What you should do | Each line of the entries, from the first to the line containing "const double n0", is to be transcribed exactly as it stands; include no other lines.
### Records provided
constexpr double csqrt_(double v) {
  double x = v > 1.0 ? v : 1.0;
  for (int i = 0; i < 200; i++) x = 0.5 * (x + v / x);
  return x;
}
constexpr double WENO_K2U = 0.25 * AWFL_TV3_A2A2;
constexpr double WENO_SQRT_K2U = csqrt_(WENO_K2U), WENO_RSQRT_K2U = 1.0 / WENO_SQRT_K2U;
template <bool UNIFORM>
PAMA_D void weno5_blend(double u2, const WenoLin &p, const WenoConsts &wc, double &left, double &right) {
#pragma clang fp contract(off)
  constexpr double K13 = AWFL_TV5_A1A3 / AWFL_TV5_SQRT_A3A3, K24 = AWFL_TV5_A2A4 / AWFL_TV5_SQRT_A4A4;
  constexpr double EPS_TV = UNIFORM ? 1.0e-20 / (WENO_K2U * WENO_K2U) : 1.0e-20;
  constexpr double EPS_SUM = UNIFORM ? 1.0e-20 * (WENO_K2U * WENO_K2U) : 1.0e-20;
  constexpr double UNSCALE = UNIFORM ? WENO_SQRT_K2U : 1.0;
  double tv[4];
#pragma unroll
  for (int i = 0; i < 3; i++) {
    tv[i] = fma(p.a1[i], p.a1[i], p.a2[i] * p.a2[i]);
  }
  {
    const double t1 = fma(K13, p.h3, p.h1), t2 = fma(K24, p.h4, AWFL_TV5_A2A2 * p.h2);
    tv[3] = fma(p.h4, p.h4, fma(p.h3, p.h3, fma(p.h2, t2, p.h1 * t1)));
  }
  tv[3] = fma((1.0 - AWFL_WENO_SIGMA) / 3.0, (tv[0] + tv[1]) + tv[2], wc.sigma * tv[3]);
  const double d0 = fma(tv[0], tv[0], EPS_TV), d1 = fma(tv[1], tv[1], EPS_TV);
  const double d2 = fma(tv[2], tv[2], EPS_TV), d3 = fma(tv[3], tv[3], EPS_TV);
  const double p01 = d0 * d1, p23 = d2 * d3;
  const double x0 = d1 * p23, x1 = d0 * p23, x2 = d3 * p01, x3 = d2 * p01;
  const double n0 = wc.idl[0] * x0, n1 = wc.idl[1] * x1, n2 = wc.idl[2] * x2, n3 = wc.idl[3] * x3;
  const double rs = weno_rcp(fma(EPS_SUM, p01 * p23, fma(wc.idl[3], x3, fma(wc.idl[2], x2, fma(wc.idl[0], x0, n1)))));
  const double nn[4] = {n0, n1, n2, n3};
  double num[4], den[4];
#pragma unroll
  for (int i = 0; i < 4; i++) {
    const double w = nn[i] * rs;
    num[i] = w * fma(w, fma(nn[i], rs, -wc.idl3x[i]), wc.c0[i]);
    den[i] = fma(wc.c1[i], w, wc.c2[i]);
  }
  const double q01 = den[0] * den[1], q23 = den[2] * den[3];
  const double y0 = den[1] * q23, y1 = den[0] * q23, y2 = den[3] * q01, y3 = den[2] * q01;
  const double m0 = num[0] * y0, m1 = num[1] * y1, m2 = num[2] * y2, m3 = num[3] * y3;
  const double rm = weno_rcp(fma(num[3], y3, fma(num[2], y2, fma(num[1], y1, m0))));
  const double lo_e = fma(m0, p.a2[0], fma(m1, p.a2[1], m2 * p.a2[2]));
  double se;
  if (UNIFORM) se = fma(1.0 / 12.0, lo_e, m3 * fma(p.h4, UNSCALE * 0.05 / AWFL_TV5_SQRT_A4A4, p.h2 * (UNSCALE / 6.0)));
  else se = fma(p.k2s, lo_e, m3 * fma(p.h4, p.k4, p.h2 * p.k2));
  const double so = fma(m3, fma(0.25 / AWFL_TV5_SQRT_A3A3, p.h3, p.h1), fma(m0, p.a1[0], fma(m1, p.a1[1], m2 * p.a1[2])));
  const double even = fma(rm, se, u2);
  const double odd = ((0.5 * UNSCALE) * rm) * so;
  left = even - odd;
  right = even + odd;
}

struct DTable { double lo1[3][2], lo2[3][2], hi[4][4], k2, k4; };

constexpr double dcoef(const double c[5], int m) {
  return m == 1 ? -c[0] : m == 2 ? -c[0] - c[1] : m == 3 ? c[3] + c[4] : c[4];
}

constexpr DTable make_dtable(const double lo[3][3][3], const double hi[5][5], const double idl[4], double w) {
  DTable t{};
  double lod[3][3][4] = {};
  for (int i = 0; i < 3; i++)
    for (int ii = 0; ii < 3; ii++) {
      double c[5] = {0, 0, 0, 0, 0};
      for (int s = 0; s < 3; s++) c[i + s] = lo[i][s][ii];
      for (int m = 1; m <= 4; m++) lod[i][ii][m - 1] = dcoef(c, m);
    }
  double hid[5][4] = {};
  for (int ii = 0; ii < 5; ii++) {
    double c[5] = {hi[0][ii], hi[1][ii], hi[2][ii], hi[3][ii], hi[4][ii]};
    for (int m = 1; m <= 4; m++) {
      double v = dcoef(c, m);
      if (ii < 3)
        for (int i = 0; i < 3; i++) v -= idl[i] * lod[i][ii][m - 1];
      hid[ii][m - 1] = v / idl[3];
    }
  }
  for (int i = 0; i < 3; i++)
    for (int q = 0; q < 2; q++) {
      t.lo1[i][q] = lod[i][1][i + q];
      t.lo2[i][q] = lod[i][2][i + q];
    }
  for (int pp = 1; pp <= 4; pp++)
    for (int m = 0; m < 4; m++)
      t.hi[pp - 1][m] = hid[pp][m] * (pp == 3 ? AWFL_TV5_SQRT_A3A3 : (pp == 4 ? AWFL_TV5_SQRT_A4A4 : 1.0));
  t.k2 = 0.25 - w * w / 12.0;
  t.k4 = (0.0625 - w * w * w * w / 80.0) / AWFL_TV5_SQRT_A4A4;
  return t;
}

constexpr DTable make_const_dtable() {
  constexpr double S5[5][5] = AWFL_STEN_TO_COEFS_INIT;
  constexpr double W3[3][3][3] = AWFL_WENO_LOWER_INIT;
  constexpr double raw[4] = AWFL_WENO_IDL_INIT;
  double sum = ((raw[0] + raw[1]) + raw[2]) + raw[3];
  double idl[4] = {raw[0] / (sum + 1.0e-20), raw[1] / (sum + 1.0e-20), raw[2] / (sum + 1.0e-20), raw[3] / (sum + 1.0e-20)};
  return make_dtable(W3, S5, idl, 1.0);
}

constexpr double cabs_(double x) { return x < 0 ? -x : x; }
constexpr bool uniform_even_identity_holds() {
  constexpr double S5[5][5] = AWFL_STEN_TO_COEFS_INIT;
  constexpr double W3[3][3][3] = AWFL_WENO_LOWER_INIT;
  for (int i = 0; i < 3; i++)
    for (int s_ = 0; s_ < 3; s_++) {
      const double centre = (i + s_ == 2) ? 1.0 : 0.0;
      if (cabs_(W3[i][s_][0] + W3[i][s_][2] / 12.0 - centre) > 1e-15) return false;
    }
  for (int s_ = 0; s_ < 5; s_++) {
    const double centre = (s_ == 2) ? 1.0 : 0.0;
    if (cabs_(S5[s_][0] + S5[s_][2] / 12.0 + S5[s_][4] / 80.0 - centre) > 1e-15) return false;
  }
  return true;
}
static_assert(uniform_even_identity_holds(), "uniform-grid candidates must reproduce the centre cell average");

PAMA_D void weno5_const(const double u[5], const WenoConsts &wc, double &left, double &right) {
#pragma clang fp contract(off)
  constexpr DTable T = make_const_dtable();
  static_assert(T.hi[0][0] == T.hi[0][3] && T.hi[0][1] == T.hi[0][2], "x coefficient: symmetric");
  static_assert(T.hi[1][0] == -T.hi[1][3] && T.hi[1][1] == -T.hi[1][2], "x^2 coefficient: antisymmetric");
  static_assert(T.hi[2][0] == T.hi[2][3] && T.hi[2][1] == T.hi[2][2] && T.hi[2][0] == -T.hi[2][1], "x^3 coefficient");
  static_assert(T.hi[3][0] == -T.hi[3][3] && T.hi[3][1] == -T.hi[3][2] && cabs_(T.hi[3][1] + 3.0 * T.hi[3][0]) < 1e-14,
                "x^4 coefficient");
  static_assert(T.lo1[1][0] == 0.5 && T.lo1[1][1] == 0.5, "centred candidate slope");
  static_assert(T.lo2[0][0] == -0.5 && T.lo2[0][1] == 0.5 && T.lo2[1][0] == -0.5 && T.lo2[1][1] == 0.5 &&
                T.lo2[2][0] == -0.5 && T.lo2[2][1] == 0.5, "uniform-grid x^2 coefficients are half second differences");
  const double d[4] = {u[1] - u[0], u[2] - u[1], u[3] - u[2], u[4] - u[3]};
  WenoLin p;
  const double s03 = d[0] + d[3], s12 = d[1] + d[2], t03 = d[3] - d[0];
  p.a2[0] = d[1] - d[0];
  p.a2[1] = d[2] - d[1];
  p.a2[2] = d[3] - d[2];
  constexpr double S = WENO_RSQRT_K2U;
  p.a1[0] = fma(S * T.lo1[0][1], d[1], (S * T.lo1[0][0]) * d[0]);
  p.a1[1] = (S * 0.5) * s12;
  p.a1[2] = fma(S * T.lo1[2][1], d[3], (S * T.lo1[2][0]) * d[2]);
  p.h1 = fma(S * T.hi[0][1], s12, (S * T.hi[0][0]) * s03);
  p.h2 = fma(-S * T.hi[1][0], t03, (S * T.hi[1][2]) * p.a2[1]);
  p.h3 = (S * T.hi[2][0]) * (s03 - s12);
  p.h4 = (S * T.hi[3][3]) * fma(-3.0, p.a2[1], t03);
  p.k2 = p.k4 = p.k2s = 0.0;
  weno5_blend<true>(u[2], p, wc, left, right);
}

template <class TabPtr>
PAMA_D void weno5_table(const double u[5], TabPtr tab, long long ts, const WenoConsts &wc, double &left,
                        double &right) {
#pragma clang fp contract(off)
  const double d[4] = {u[1] - u[0], u[2] - u[1], u[3] - u[2], u[4] - u[3]};
  WenoLin p;
#pragma unroll
  for (int i = 0; i < 3; i++) {
    p.a1[i] = fma(tab[(1 + 2 * i) * ts], d[i + 1], tab[(0 + 2 * i) * ts] * d[i]);
    p.a2[i] = fma(tab[(7 + 2 * i) * ts], d[i + 1], tab[(6 + 2 * i) * ts] * d[i]);
  }
  p.h1 = fma(tab[12 * ts], d[0], fma(tab[13 * ts], d[1], fma(tab[14 * ts], d[2], tab[15 * ts] * d[3])));
  p.h2 = fma(tab[16 * ts], d[0], fma(tab[17 * ts], d[1], fma(tab[18 * ts], d[2], tab[19 * ts] * d[3])));
  p.h3 = fma(tab[20 * ts], d[0], fma(tab[21 * ts], d[1], fma(tab[22 * ts], d[2], tab[23 * ts] * d[3])));
  p.h4 = fma(tab[24 * ts], d[0], fma(tab[25 * ts], d[1], fma(tab[26 * ts], d[2], tab[27 * ts] * d[3])));
  p.k2 = tab[28 * ts];
  p.k4 = tab[29 * ts];
  p.k2s = tab[30 * ts];
  weno5_blend<false>(u[2], p, wc, left, right);
}

PAMA_D double mul_rn(double a, double b) {
#pragma clang fp contract(off)
  return a * b;
}

PAMA_D void acoustic_face(double ru_L, double ru_R, double pp_L, double pp_R, bool wall, double &ruf, double &ppf) {
#pragma clang fp contract(off)
  const double cs = 350.0, rcs = 1.0 / 350.0;
  if (wall) { ru_L = 0.0; ru_R = 0.0; }
  const double w1 = 0.5 * fma(-cs, ru_R, pp_R);
  const double w2 = 0.5 * fma(cs, ru_L, pp_L);
  ppf = w1 + w2;
  ruf = (w2 - w1) * rcs;
  if (wall) ruf = 0.0;
}

PAMA_D double flux_divergence(const Params &P, double xlo, double xhi, double ylo, double yhi, double zlo, double zhi,
                              double rdzk) {
#pragma clang fp contract(off)
  double tend = (xlo - xhi) * P.rdx;
  if (!P.sim2d) tend = fma(ylo - yhi, P.rdy, tend);
  return fma(zlo - zhi, rdzk, tend);
}

PAMA_D double yz_divergence(const Params &P, double dyv, double dzv, double rdzk) {
#pragma clang fp contract(off)
  return fma(dzv, rdzk, dyv * P.rdy);
}
PAMA_D double flux_divergence_g(const Params &P, double xlo, double xhi, double yz) {
#pragma clang fp contract(off)
  return fma(xlo - xhi, P.rdx, yz);
}
PAMA_D double flux_divergence_d(const Params &P, double xlo, double xhi, double dyv, double dzv, double rdzk) {
#pragma clang fp contract(off)
  if (P.sim2d) return fma(dzv, rdzk, (xlo - xhi) * P.rdx);
  return flux_divergence_g(P, xlo, xhi, yz_divergence(P, dyv, dzv, rdzk));
}

PAMA_D double gravity_coef(const Params &P, long long ke) { return P.grav_balance ? P.grav_var[ke] : P.hy_dens[ke]; }
PAMA_D double add_gravity(const Params &P, double tend, double rho_in, double gcoef) {
#pragma clang fp contract(off)
  if (P.grav_balance) return fma(-gcoef, rho_in, tend);
  return fma(-P.grav, rho_in - gcoef, tend);
}

template <int STAGE>
PAMA_D double rk_combine(double m_0, double m_in, double dt_dyn, double tend) {
#pragma clang fp contract(off)
  if (STAGE == 1) return fma(dt_dyn, tend, m_in);
  if (STAGE == 2) return fma((1.0 / 4.0) * dt_dyn, tend, fma(1.0 / 4.0, m_in, (3.0 / 4.0) * m_0));
  return fma((2.0 / 3.0) * dt_dyn, tend, fma(2.0 / 3.0, m_in, (1.0 / 3.0) * m_0));
}
template <int STAGE>
PAMA_D double next_seed(double m_0, double m_in, double v) {
#pragma clang fp contract(off)
  if (STAGE == 1) return fma(1.0 / 4.0, v, (3.0 / 4.0) * m_in);
  if (STAGE == 2) return fma(2.0 / 3.0, v, (1.0 / 3.0) * m_0);
  return v;
}

#if defined(__HIP_DEVICE_COMPILE__)
typedef const __attribute__((address_space(1))) double *gc_ptr;
typedef __attribute__((address_space(1))) double *g_ptr;
PAMA_D gc_ptr uni(const double *p) {
  const unsigned long long v = (unsigned long long)p;
  const unsigned lo = __builtin_amdgcn_readfirstlane((unsigned)v), hi = __builtin_amdgcn_readfirstlane((unsigned)(v >> 32));
  return (gc_ptr)(((unsigned long long)hi << 32) | lo);
}
PAMA_D g_ptr uniw(double *p) { return (g_ptr)uni(p); }
typedef const __attribute__((address_space(4))) double *const_ptr;
PAMA_D const_ptr as_constant(const double *p) { return (const_ptr)(unsigned long long)p; }
PAMA_D int uni_int(int v) {
  int r = __builtin_amdgcn_readfirstlane(v);
  asm volatile("" : "+s"(r));
  return r;
}
#else
typedef const double *gc_ptr;
typedef double *g_ptr;
PAMA_D gc_ptr uni(const double *p) { return p; }
PAMA_D g_ptr uniw(double *p) { return p; }
typedef const double *const_ptr;
PAMA_D const_ptr as_constant(const double *p) { return p; }
PAMA_D int uni_int(int v) { return v; }
#endif
PAMA_D unsigned member_offset(int e) { return (unsigned)e & 0x0fffffffu; }

PAMA_D void store_adv_u(const Params &P, double *prim, int pf, int k, long long cu, unsigned e, double val, double ghost_val) {
  double *f = prim + (long long)pf * P.prim_fs + cu;
  uniw(f + (long long)(k + HS) * P.sz)[e] = val;
  if (k == 0)
    for (int kk = 0; kk < HS; kk++) uniw(f + (long long)(HS - 1 - kk) * P.sz)[e] = ghost_val;
  if (k == P.nz - 1)
    for (int kk = 0; kk < HS; kk++) uniw(f + (long long)(HS + P.nz + kk) * P.sz)[e] = ghost_val;
}

struct LineGeom {
  int dir;
  int n;
  int nfaces;
  long long cs;
  long long fs_flux;
};

PAMA_D LineGeom line_geom(const Params &P, int dir) {
  LineGeom g;
  g.dir = dir;
  if (dir == 0) { g.n = P.nx; g.nfaces = P.nx; g.cs = P.sx; g.fs_flux = P.ncell; }
  else if (dir == 1) { g.n = P.ny; g.nfaces = P.ny; g.cs = P.sy; g.fs_flux = P.ncell; }
  else { g.n = P.nz; g.nfaces = P.nz + 1; g.cs = P.sz; g.fs_flux = P.fz_fs; }
  return g;
}

PAMA_D int wrap(int c, int n) {
  c %= n;
  return c < 0 ? c + n : c;
}

#if defined(__HIPCC__)
#define PAMA_HD __host__ __device__ inline
#else
#define PAMA_HD inline
#endif
PAMA_HD int further_tracer(const Params &P, int i) { return i < P.idWV ? i : i + 1; }
PAMA_HD bool skip_advected_v(const Params &P, bool diff) { return diff && P.sim2d; }
PAMA_HD int flux_sweep_pairs(const Params &P, bool diff) { return (3 + P.nt - (skip_advected_v(P, diff) ? 1 : 0) + 1) / 2; }

struct LineLane { long long pbase, fbase; unsigned eu; int et; };
template <int DIR>
PAMA_D LineLane member_lane(const Params &P, int line, int e) {
  LineLane ll;
  ll.eu = member_offset(e);
  ll.et = e;
  if (DIR == 0) {
    const int k = uni_int(line / P.ny), j = line - k * P.ny;
    ll.pbase = (long long)(k + HS) * P.sz + (long long)j * P.sy;
    ll.fbase = (long long)k * P.sz + (long long)j * P.sy;
  } else if (DIR == 1) {
    const int k = uni_int(line / P.nx), i = line - k * P.nx;
    ll.pbase = (long long)(k + HS) * P.sz + (long long)i * P.sx;
    ll.fbase = (long long)k * P.sz + (long long)i * P.sx;
  } else {
    ll.pbase = (long long)HS * P.sz + (long long)line * P.sx;
    ll.fbase = (long long)line * P.sx;
  }
  return ll;
}
PAMA_HD long long flat_items(const Params &P, int dir) { return (long long)(dir == 1 ? P.nz : P.ny) * P.nx * P.nens; }
template <int DIR>
PAMA_D LineLane flat_lane(const Params &P, unsigned q) {
  static_assert(DIR == 1 || DIR == 2, "flat lanes: y and z sweeps (the x direction has its own tile kernels)");
  LineLane ll;
  ll.pbase = (long long)HS * P.sz;
  ll.fbase = 0;
  const unsigned row = (unsigned)P.nx * (unsigned)P.nens;
  if (DIR == 1) {
    const unsigned k = q / row, r = q - k * row;
    ll.eu = member_offset((int)(k * (unsigned)P.sz + r));
    ll.et = (int)(r % (unsigned)P.nens);
  } else {
    ll.eu = member_offset((int)q);
    ll.et = (int)(q % (unsigned)P.nens);
  }
  return ll;
}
######
Solution to this problem |
constexpr double csqrt_(double v) {
  double x = v > 1.0 ? v : 1.0;
  for (int i = 0; i < 200; i++) x = 0.5 * (x + v / x);
  return x;
}
constexpr double WENO_K2U = 0.25 * AWFL_TV3_A2A2;
constexpr double WENO_SQRT_K2U = csqrt_(WENO_K2U), WENO_RSQRT_K2U = 1.0 / WENO_SQRT_K2U;
template <bool UNIFORM>
PAMA_D void weno5_blend(double u2, const WenoLin &p, const WenoConsts &wc, double &left, double &right) {
#pragma clang fp contract(off)
  constexpr double K13 = AWFL_TV5_A1A3 / AWFL_TV5_SQRT_A3A3, K24 = AWFL_TV5_A2A4 / AWFL_TV5_SQRT_A4A4;
  constexpr double EPS_TV = UNIFORM ? 1.0e-20 / (WENO_K2U * WENO_K2U) : 1.0e-20;
  constexpr double EPS_SUM = UNIFORM ? 1.0e-20 * (WENO_K2U * WENO_K2U) : 1.0e-20;
  constexpr double UNSCALE = UNIFORM ? WENO_SQRT_K2U : 1.0;
  double tv[4];
#pragma unroll
  for (int i = 0; i < 3; i++) {
    tv[i] = fma(p.a1[i], p.a1[i], p.a2[i] * p.a2[i]);
  }
  {
    const double t1 = fma(K13, p.h3, p.h1), t2 = fma(K24, p.h4, AWFL_TV5_A2A2 * p.h2);
    tv[3] = fma(p.h4, p.h4, fma(p.h3, p.h3, fma(p.h2, t2, p.h1 * t1)));
  }
  tv[3] = fma((1.0 - AWFL_WENO_SIGMA) / 3.0, (tv[0] + tv[1]) + tv[2], wc.sigma * tv[3]);
  const double d0 = fma(tv[0], tv[0], EPS_TV), d1 = fma(tv[1], tv[1], EPS_TV);
  const double d2 = fma(tv[2], tv[2], EPS_TV), d3 = fma(tv[3], tv[3], EPS_TV);
  const double p01 = d0 * d1, p23 = d2 * d3;
  const double x0 = d1 * p23, x1 = d0 * p23, x2 = d3 * p01, x3 = d2 * p01;
  const double n0 = wc.idl[0] * x0, n1 = wc.idl[1] * x1, n2 = wc.idl[2] * x2, n3 = wc.idl[3] * x3;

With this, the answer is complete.